To date, there is no consensus regarding the risk of recurrence after the various treatment options. According to the literature, less invasive surgical techniques coincide with higher recurrence rate and thus potential additional interventions [35]. After PAIR, Sokouthi et al. reported higher recurrence rates, whereas Smego et al. showed favourable recurrence rates in the PAIR + albendazole or mebendazole group [33, 34]. Also, in this systematic review, ambiguous results on recurrence rates were seen in the various studies.
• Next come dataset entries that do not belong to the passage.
__global__ __launch_bounds__(1024) void hot_select_kernel(const uint32_t *__restrict__ off_all, uint32_t nchunks, uint32_t nheads,
                                                          uint32_t hmax, uint32_t min_count, uint32_t *__restrict__ hot_of_bin,
                                                          uint32_t *__restrict__ hot_list, WorkerCounters *__restrict__ wcnt)
{
    __shared__ uint32_t hist[32];
    __shared__ uint32_t thr_s, n_s;
    if (threadIdx.x < 32) hist[threadIdx.x] = 0;
    if (threadIdx.x == 0) n_s = 0;
    __syncthreads();
    for (uint32_t b = threadIdx.x; b < nheads; b += 1024) {
        uint32_t tot = 0;
        for (uint32_t c = 0; c < nchunks; c++) {
            const uint32_t *off = off_all + (unsigned long long)c * (nheads + 1);
            tot += off[b + 1] - off[b];
        }
        hot_of_bin[b] = tot;
        if (tot >= min_count && tot) atomicAdd(&hist[31 - __builtin_clz(tot)], 1u);
    }
    __syncthreads();
    if (threadIdx.x == 0) {
        uint32_t acc = 0, k = 32;
        for (int j = 31; j >= 0; j--) {
            if (acc + hist[j] > hmax) break;
            acc += hist[j]; k = (uint32_t)j;
        }
        thr_s = k >= 32 ? 0xFFFFFFFFu : umax(min_count, 1u << k);
    }
    __syncthreads();
    const uint32_t thr = thr_s;
    for (uint32_t b = threadIdx.x; b < nheads; b += 1024) {
        const uint32_t tot = hot_of_bin[b];
        uint32_t v = 0;
        if (tot >= thr) {
            const uint32_t idx = atomicAdd(&n_s, 1u);
            if (idx < hmax) { hot_list[1 + idx] = b; v = idx + 1; }
        }
        hot_of_bin[b] = v;
    }
    __syncthreads();
    if (threadIdx.x == 0) { hot_list[0] = umin(n_s, hmax); atomicAdd(&wcnt->hot_bins, (unsigned long long)umin(n_s, hmax)); }
}

struct LaneIO {
    static __device__ __forceinline__ void st_agent(uint32_t *p, uint32_t v)
    {
        __hip_atomic_store(p, v, __ATOMIC_RELAXED, __HIP_MEMORY_SCOPE_AGENT);
    }
    static __device__ __forceinline__ uint32_t ld_agent(const uint32_t *p)
    {
        return __hip_atomic_load(p, __ATOMIC_RELAXED, __HIP_MEMORY_SCOPE_AGENT);
    }
    static __device__ __forceinline__ uint32_t atomic_inc(uint32_t *p) { return __hip_atomic_fetch_add(p, 1u, __ATOMIC_RELAXED, __HIP_MEMORY_SCOPE_AGENT); }
    static __device__ __forceinline__ void drain() { asm volatile("s_waitcnt vmcnt(0)" ::: "memory"); }
    static __device__ __forceinline__ void st_quad(uint32_t *p, uint32_t a, uint32_t b, uint32_t c, uint32_t d)
    {
        typedef uint32_t u4 __attribute__((ext_vector_type(4)));
        const u4 v = { a, b, c, d };
        asm volatile("global_store_dwordx4 %0, %1, off sc1\n\ts_nop 1" :: "v"((__attribute__((address_space(1))) uint32_t *)p), "v"(v) : "memory");
    }
};

struct LaneSink {
    uint32_t *slot;
    uint32_t *pairs;
    uint32_t count = 0, best = 1, best_d = 0;
    uint32_t ext_idx = 0;
    __device__ __forceinline__ void put(const BtView &B, uint32_t d, uint32_t l)
    {
        best = l; best_d = d;
        if (count < 4) { slot[(2 * count) * 512] = d; slot[(2 * count + 1) * 512] = l; }
        else {
            uint32_t *q = bt_pair_ptr<LaneIO>(pairs, B.pstride, B.ext, B.ext_cur, B.ext_cap, ext_idx, count);
            if (q) { LaneIO::st_agent(q, d); LaneIO::st_agent(q + 1, l); }
        }
        count++;
    }
    __device__ __forceinline__ void publish(uint32_t *rec, uint32_t tests) const
    {
        if (count > 4) LaneIO::drain();
        const uint32_t d0 = count > 0 ? slot[0] : 0u, l0 = count > 0 ? slot[512] : 0u, d1 = count > 1 ? slot[2 * 512] : 0u, l1 = count > 1 ? slot[3 * 512] : 0u;
        const uint32_t d2 = count > 2 ? slot[4 * 512] : 0u, l2 = count > 2 ? slot[5 * 512] : 0u, d3 = count > 3 ? slot[6 * 512] : 0u, l3 = count > 3 ? slot[7 * 512] : 0u;
        LaneIO::st_quad(rec + 4, d0, l0, d1, kBtTag);
        LaneIO::st_quad(rec + 8, l1, d2, l2, kBtTag);
        LaneIO::st_quad(rec + 12, d3, l3, ext_idx, kBtTag);
        LaneIO::st_quad(rec, kBtReady | (tests << 9) | count, best_d, count ? best : 0u, 0u);
    }
};
constexpr uint32_t kUndoCap = 260;
__device__ __forceinline__ void bt_descent(const BtView &B, uint32_t a, uint32_t hidx, uint32_t max_len, bool keep, bool dry, uint32_t *undo,
                                           uint32_t &n_undo, LaneSink &sink, uint32_t &tests_out, uint32_t &cmp_out)
{
    const uint8_t *pa = B.in + a;
    uint32_t sp = B.heads[hidx];
    uint32_t nu = 0;
    if (keep) { *(unsigned long long *)undo = (0x80000000u | hidx) | ((unsigned long long)(dry ? a : sp) << 32); nu = 1; }
    if (!dry) B.heads[hidx] = a;
    uint32_t pend_l = (a & B.tmask) << 1, pend_r = pend_l + 1, len_l = 0, len_r = 0, tests = 0, cb = 0;
    uint32_t old_l = kNone, old_r = kNone;
    while (sp != kNone && a > sp && a - sp <= B.wmask && tests < 256) {
        tests++;
        const uint32_t pair = (sp & B.tmask) << 1;
        const uint8_t *ps = B.in + sp;
        const uint32_t init = umin(len_l, len_r);
        const unsigned long long pp = *(const unsigned long long *)(B.tree + pair);
        const unsigned long long x0 = load64u(ps + init), y0 = load64u(pa + init), d0 = x0 ^ y0;
        const unsigned long long x1 = load64u(ps + init + 8), y1 = load64u(pa + init + 8), d1 = x1 ^ y1;
        const uint32_t nb0 = d0 ? (uint32_t)__builtin_ctzll(d0) >> 3 : (d1 ? 8u + ((uint32_t)__builtin_ctzll(d1) >> 3) : 16u);
        uint32_t l = init + nb0;
        bool full = l >= max_len;
        const unsigned long long xs = nb0 < 8 ? x0 : x1, ys = nb0 < 8 ? y0 : y1;
        uint32_t sign = (uint32_t)(((xs >> (8 * (nb0 & 7u))) & 0xFF) < ((ys >> (8 * (nb0 & 7u))) & 0xFF));
        if (nb0 == 16 && !full) {
            for (;;) {
                const unsigned long long x = load64u(ps + l), y = load64u(pa + l), d = x ^ y;
                if (d) {
                    const uint32_t nb = (uint32_t)__builtin_ctzll(d) >> 3;
                    l += nb;
                    sign = (uint32_t)(((x >> (8 * nb)) & 0xFF) < ((y >> (8 * nb)) & 0xFF));
                    break;
                }
                l += 8;
                if (l >= max_len) break;
            }
            full = l >= max_len;
        }
        if (full) l = max_len;
        cb += (l - init) + (full ? 0u : 1u);
        const uint32_t pl = (uint32_t)pp, pr = (uint32_t)(pp >> 32), d = a - sp;
        if (l >= match_min(d) && l > sink.best) sink.put(B, d, l);
        if (full) {
            if (!dry) { B.tree[pend_l] = pl; B.tree[pend_r] = pr; }
            if (keep) {
                *(unsigned long long *)(undo + 2 * nu) = pend_l | ((unsigned long long)(dry ? pl : old_l) << 32);
                *(unsigned long long *)(undo + 2 * nu + 2) = pend_r | ((unsigned long long)(dry ? pr : old_r) << 32);
                nu += 2;
            }
            tests_out = tests; cmp_out = cb; n_undo = nu;
            return;
        }
        const bool right = sign != 0;
        const uint32_t slot = right ? pend_l : pend_r;
        if (!dry) B.tree[slot] = sp;
        if (keep) { *(unsigned long long *)(undo + 2 * nu) = slot | ((unsigned long long)(dry ? sp : (right ? old_l : old_r)) << 32); nu++; }
        pend_l = right ? pair + 1 : pend_l; pend_r = right ? pend_r : pair;
        old_l = right ? pr : old_l; old_r = right ? old_r : pl;
        len_r = right ? l : len_r; len_l = right ? len_l : l;
        sp = right ? pr : pl;
    }
    if (!dry) { B.tree[pend_r] = kNone; B.tree[pend_l] = kNone; }
    if (keep) {
        *(unsigned long long *)(undo + 2 * nu) = pend_r | ((unsigned long long)(dry ? kNone : old_r) << 32);
        *(unsigned long long *)(undo + 2 * nu + 2) = pend_l | ((unsigned long long)(dry ? kNone : old_l) << 32);
        nu += 2;
    }
    tests_out = tests; cmp_out = cb; n_undo = nu;
}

In the study with the longest follow-up (Abdelraouf et al.), recurrence rates were higher in the PAIR group [30]. However, our meta-analysis showed favourable results regarding recurrence rates in the percutaneous treatment group, although these results were not statistically significant. Apart from the length of follow-up, this discrepancy may be explained by increased experience when percutaneous treatment is frequently performed in a single centre.

The length of follow-up is considered to importantly influence the recurrence rate [36]. As shown in Table 3, there is a large bandwidth, ranging from 9 to 84 months, in the duration of follow-up in the included studies. This potentially biased the reported recurrence rates. Abdelraouf et al., with the longest period of follow-up, showed a higher recurrence rate after the PAIR procedure [30].

Table 3 Overview of period of follow-up per trial

One of the major limitations of this systematic review is the small number of included studies, because of the exclusion of all retrospective studies to prevent selection bias. However, a certain degree of selection bias was also identified in both included prospective cohort studies, as treatment options were not randomly assigned to the patients. This resulted in relatively difficult and/or multivesicular cysts being treated with surgery, consequently favouring the results of percutaneous treatment.

The size of all included studies is small, with a total of 234 patients analysed in four studies. Also, the studies yielded a clinical diversity, i.e. variability in included patients, both percutaneous and surgical interventions, and outcomes studied. There was great variety in what the different studies reported as minor and major complications. The forest plot on the relative risk of complications (Fig. 2) is a consequence of our choice to include all types of complications and might overestimate the actual relative risk of severe complications in surgery.

Apart from this, there is methodological heterogeneity. Some studies administered albendazole prior to both interventions, whereas other studies limited this to the percutaneous treatment group only. Another study performed the percutaneous treatment twice with an interval of 3–7 days to minimise the risk of recurrence.

To the best of our knowledge, this is the first systematic review and meta-analysis directly comparing surgery to percutaneous treatment of echinococcal cysts in prospective studies. Although numbers are small, results suggest favourable outcomes of percutaneous treatment in the absence of selection bias, inevitable in retrospective and to a lesser extent in non-RCT prospective studies.

This study emphasises the importance of comparing different treatment options after randomization in equally staged cysts, preferably in the framework of a multicentre setting and a sufficient period of follow-up.

Conclusion

To date, consensus about the treatment of CE is lacking. Contrary to popular belief, less invasive treatment methods, using percutaneous evacuation to treat CE, appear to be at least non-inferior in terms of recurrence rate and significantly show less post-operative complications and shorter hospital stay compared to surgical treatment.